Workers have jobs. The headline unemployment rate at 5.1% proves it, right? Yet the percentage of working-aged folks in the labor force at 62.6% represents the lowest employment rate since the late 1970s. Equally troubling? Wages/salaries rose a mere 0.2% in the second quarter. That was the smallest increase since data on wages have been kept. In fact, when adjusted for inflation, median household income has actually dropped since the Great Recession ended in June of 2009, from roughly $55,000 to approximately $53,650 today.
The economy is expanding, though. And things cannot be that terrible when the economy is growing, right? Unfortunately, the pace of growth has remained at the same fragile 2.0% for six years. The best that Warren Buffett could say about the U.S. economic situation was, “Not bad.” Keep in mind, the global economy is decelerating at a rapid clip with scores of influential developed and emerging nations fending off recessions. Meanwhile, the Organization of Economic Cooperation & Development (OECD) anticipates that the global slowdown will continue throughout the rest of 2015 and into 2016.

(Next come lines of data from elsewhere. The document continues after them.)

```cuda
__device__ __forceinline__ void mbar_init(uint32_t bar, uint32_t count) {
  asm volatile("mbarrier.init.shared::cta.b64 [%0], %1;" ::"r"(bar), "r"(count) : "memory");
}
__device__ __forceinline__ void fence_mbar_init() {
  asm volatile("fence.mbarrier_init.release.cluster;" ::: "memory");
}
__device__ __forceinline__ void fence_proxy_async() {
  asm volatile("fence.proxy.async.shared::cta;" ::: "memory");
}
__device__ __forceinline__ void mbar_arrive(uint32_t bar) {
  asm volatile("mbarrier.arrive.shared::cta.b64 _, [%0];" ::"r"(bar) : "memory");
}
__device__ __forceinline__ void mbar_arrive_expect_tx(uint32_t bar, uint32_t bytes) {
  asm volatile("mbarrier.arrive.expect_tx.shared::cta.b64 _, [%0], %1;" ::"r"(bar), "r"(bytes) : "memory");
}
__device__ __forceinline__ uint32_t mbar_try_wait(uint32_t bar, uint32_t parity) {
// ... 23 lines not shown
  if (mbar_try_wait(bar, parity)) return;
  long long t0 = clock64();
  while (!mbar_try_wait(bar, parity))
    if (clock64() - t0 > 4000000000ll) __trap();
}

__device__ __forceinline__ void prefetch_tmap(const CUtensorMap* m) {
  asm volatile("prefetch.tensormap [%0];" ::"l"(reinterpret_cast<uint64_t>(m)) : "memory");
}
__device__ __forceinline__ void tma_load_2d(uint32_t dst, const CUtensorMap* m, uint32_t bar, int c0, int c1) {
  asm volatile(
      "cp.async.bulk.tensor.2d.shared::cluster.global.mbarrier::complete_tx::bytes [%0], [%1, {%3, %4}], [%2];" ::"r"(dst),
      "l"(reinterpret_cast<uint64_t>(m)), "r"(bar), "r"(c0), "r"(c1)
      : "memory");
}
__device__ __forceinline__ void tma_load_im2col_4d(uint32_t dst, const CUtensorMap* m, uint32_t bar, int c, int w,
                                                   int h, int n, uint16_t off_w, uint16_t off_h) {
  asm volatile(
      "cp.async.bulk.tensor.4d.shared::cluster.global.im2col.mbarrier::complete_tx::bytes [%0], [%1, {%3, %4, %5, "
      "%6}], [%2], {%7, %8};" ::"r"(dst),
      "l"(reinterpret_cast<uint64_t>(m)), "r"(bar), "r"(c), "r"(w), "r"(h), "r"(n), "h"(off_w), "h"(off_h)
      : "memory");
}

template <int N>
__device__ __forceinline__ void setmaxnreg_inc() { asm volatile("setmaxnreg.inc.sync.aligned.u32 %0;" ::"n"(N)); }
template <int N>
__device__ __forceinline__ void setmaxnreg_dec() { asm volatile("setmaxnreg.dec.sync.aligned.u32 %0;" ::"n"(N)); }
__device__ __forceinline__ void named_sync(int id, int count) {
  asm volatile("bar.sync %0, %1;" ::"r"(id), "r"(count) : "memory");
}
__device__ __forceinline__ void named_arrive(int id, int count) {
  asm volatile("bar.arrive %0, %1;" ::"r"(id), "r"(count) : "memory");
}

__device__ __forceinline__ void wgmma_fence() { asm volatile("wgmma.fence.sync.aligned;" ::: "memory"); }
__device__ __forceinline__ void wgmma_commit() { asm volatile("wgmma.commit_group.sync.aligned;" ::: "memory"); }
template <int N>
__device__ __forceinline__ void wgmma_wait() { asm volatile("wgmma.wait_group.sync.aligned %0;" ::"n"(N) : "memory"); }

__device__ __forceinline__ uint64_t make_smem_desc_sw128(uint32_t smem_addr, uint32_t lbo_bytes, uint32_t sbo_bytes) {
  uint64_t d = 0;
  d |= (uint64_t)((smem_addr & 0x3FFFFu) >> 4);
  d |= (uint64_t)((lbo_bytes >> 4) & 0x3FFFu) << 16;
  d |= (uint64_t)((sbo_bytes >> 4) & 0x3FFFu) << 32;
  d |= (uint64_t)1 << 62;
// ... 39 lines not shown
```

pytorch-segmentation_b200/seg_b200/lib.py:

```python
import ctypes
import os
from ctypes import POINTER, Structure, c_char_p, c_double, c_float, c_int, c_int32, c_int64, c_uint8, c_uint32, c_uint64, c_void_p

import torch

_HERE = os.path.dirname(os.path.abspath(__file__))
LIB_PATH = os.path.join(os.path.dirname(_HERE), "libseg_b200.so")

DT_BF16, DT_F32 = 0, 1
IMPL_AUTO, IMPL_SIMT, IMPL_TC = 0, 1, 2
LOSS_CE, LOSS_WCE, LOSS_FOCAL = 0, 1, 2


class SyncDesc(Structure):

    _fields_ = [("peers", c_void_p), ("rank", c_int32), ("world", c_int32), ("n_max", c_int32), ("timeout_clocks", c_int64)]


class ConvDesc(Structure):

    _fields_ = [(n, c_int32) for n in ("N", "H", "W", "C", "K", "R", "S", "stride", "pad", "dil", "P", "Q", "ldx", "ldy")]


def conv_out_size(size, k, stride, pad, dil):
    return (size + 2 * pad - dil * (k - 1) - 1) // stride + 1


def make_conv_desc(N, H, W, C, K, R, S, stride, pad, dil, ldx=None, ldy=None):
    P = conv_out_size(H, R, stride, pad, dil)
    Q = conv_out_size(W, S, stride, pad, dil)
    return ConvDesc(N, H, W, C, K, R, S, stride, pad, dil, P, Q, ldx if ldx is not None else C, ldy if ldy is not None else K)
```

Maybe the U.S. is an economic island that is unaffected by trouble around the world. After all, Jim Cramer might tell you that our consumer-oriented economy is relatively independent, while simultaneously begging the Federal Reserve to declare 2015 a rate-hike-free zone. Or maybe the increasing trade deficit as a result of weaker exports will drag on the domestic expansion. (Note: The World Trade Organization explained that trade growth has averaged only 3% a year since 2010, compared with 6% annually from 1983 to 2008).) Or perhaps the significant declines in foreign sales and foreign profitability will be more difficult for U.S.-based corporations to mask when reporting 3rd quarter revenue and earnings.
The incongruence doesn’t stop at the doorstep of employment or the broader economy. Consider the wonderful news on homebuilder confidence. The National Association of Homebuilders (NAHB) has a monthly sentiment index that hit 62 – far above the positive-negative demarcation line of 50. The enthusiasm has not been this high since the end of 2005, when real estate sales and mortgages first began disintegrating in earnest. Perhaps ironically, existing home sales today are a fraction of what they were at the tail end of 2005, while mortgage applications are far from their peaks in 2012 and 2013; mortgage applications have been relatively flat since 2013.